The defending World Series champions, home following a 6-1 West Coast trip, are on their best stretch of the season, winning eight of nine to boost their record to 71-43, the best in the majors. The Yankees batted around three times.
"I don't think Friday the 13th had anything to do with it," Twins manager Tom Kelly said. "We just stunk."
Bernie Williams and Luis Sojo hit two-run homers in a six-run third against LaTroy Hawkins (8-9).

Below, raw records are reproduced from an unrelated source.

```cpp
enum {
    VR_VARIANT_RECOVER = 0,
    VR_VARIANT_GUARDED = 1,
    VR_VARIANT_MIDRANGE = 2
// ... 267 lines not shown
vr_status vr_stream_create(void **stream);
vr_status vr_stream_destroy(void *stream);
vr_status vr_stream_synchronize(void *stream);
vr_status vr_stream_wait_event(void *stream, void *event);
vr_status vr_event_create(void **event);
vr_status vr_event_destroy(void *event);
vr_status vr_event_record(void *event, void *stream);
vr_status vr_event_synchronize(void *event);
vr_status vr_event_elapsed_ms(void *start_event, void *end_event, float *ms);
vr_status vr_malloc_host(void **host, int64_t bytes);
vr_status vr_free_host(void *host);
vr_status vr_upload_async(void *dst_dev, const void *src_host, int64_t bytes, void *stream);
vr_status vr_download_async(void *dst_host, const void *src_dev, int64_t bytes, void *stream);

vr_status vr_brickset_last_timings(vr_brickset *bs, float phases_ms[5]);

vr_status vr_brickset_set_concurrency(vr_brickset *bs, int32_t level_loop_streams);

vr_status vr_brickset_set_compaction(vr_brickset *bs, int32_t on_build);

vr_status vr_brickset_set_switch(vr_brickset *bs, const char *name, int32_t value);
vr_status vr_debug_set(const char *name, int32_t value);

#ifdef __cplusplus
}
#endif
#endif
```

### volumerenderer_amd/_lib.py

```python
import ctypes as C
import os

HERE = os.path.dirname(os.path.abspath(__file__))
LIB_PATH = os.path.join(HERE, "libvrhip.so")

VR_OK = 0
STATUS = {0: "VR_OK", -1: "VR_ERR_INVALID", -2: "VR_ERR_NO_DEVICE", -3: "VR_ERR_OOM", -4: "VR_ERR_IO",
          -5: "VR_ERR_STATE", -6: "VR_ERR_FORMAT", -7: "VR_ERR_UNSUPPORTED"}
VARIANT_RECOVER, VARIANT_GUARDED, VARIANT_MIDRANGE = 0, 1, 2
RENDER_COMPOSITE, RENDER_ISOSURFACE, RENDER_PARTIAL, RENDER_SHADED, RENDER_PROJECTION = 0, 1, 2, 3, 4
PROJECT_MAX, PROJECT_MIN, PROJECT_MEAN = 0, 1, 2
SLICE_NEAREST, SLICE_LINEAR = 0, 1


class VrError(RuntimeError):
    def __init__(self, status, what=""):
        self.status = status
        super().__init__("%s: %s (%d)" % (what, STATUS.get(status, "?"), status))


class TreeInfo(C.Structure):
    _fields_ = [("X", C.c_int64), ("Y", C.c_int64), ("Z", C.c_int64),
                ("orig_tree_depth", C.c_int32), ("max_tree_depth", C.c_int32),
                ("num_active_nodes", C.c_int64), ("tree_bytes", C.c_int64),
                ("tolerance", C.c_int32), ("max_epochs", C.c_int32), ("variant", C.c_int32),
                ("num_reverts", C.c_int32), ("max_error_before", C.c_int32), ("max_error_after", C.c_int32),
                ("mean_l1_after", C.c_double), ("zero_run_rewrites", C.c_int32), ("est_exact_segments", C.c_int32)]


class Camera(C.Structure):
    _fields_ = [("pos", C.c_float * 3), ("front", C.c_float * 3), ("up", C.c_float * 3),
                ("fov_deg", C.c_float), ("z_near", C.c_float), ("z_far", C.c_float)]
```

Williams went 3-for-4 with three RBIs and is hitting .512 in August (21-for-41) with six homers and 25 RBIs, raising his average from .333 to .354.
"That's what sets him apart from a lot of other players," Torre said, "the numbers he can put up in a short period of time."
Derek Jeter went 3-for-5, also lifting his average to .354, and Knoblauch went 3-for-6, connecting off Benj Sampson in the sixth for his third career slam.
Hawkins, who had won a career-best five straight decisions coming in, was rocked for nine runs and 12 hits in 3 1-3 innings. It was the most runs off him in 89 career starts and matched the most hits.
After giving up a pair of homers that raised his season total to 20, Hawkins blamed plate umpire Mike Reilly.
"They should call a strike a strike when you throw the ball over the plate," Hawkins said. "I don't care who's up there just because it's the Yankees? I don't care. I don't want to think about it. They've got an advantage."
New York took a 6-0 lead in the third on Paul O'Neill's two-run double, Williams' 21st homer and Sojo's second in 83 at-bats this season.
Sojo started at third because Scott Brosius left the ballpark before the game. Brosius' father, who has cancer, apparently took a turn for the worse.
"It's tough," Sojo said. "Like I say all the time, I have to be ready whenever they need me."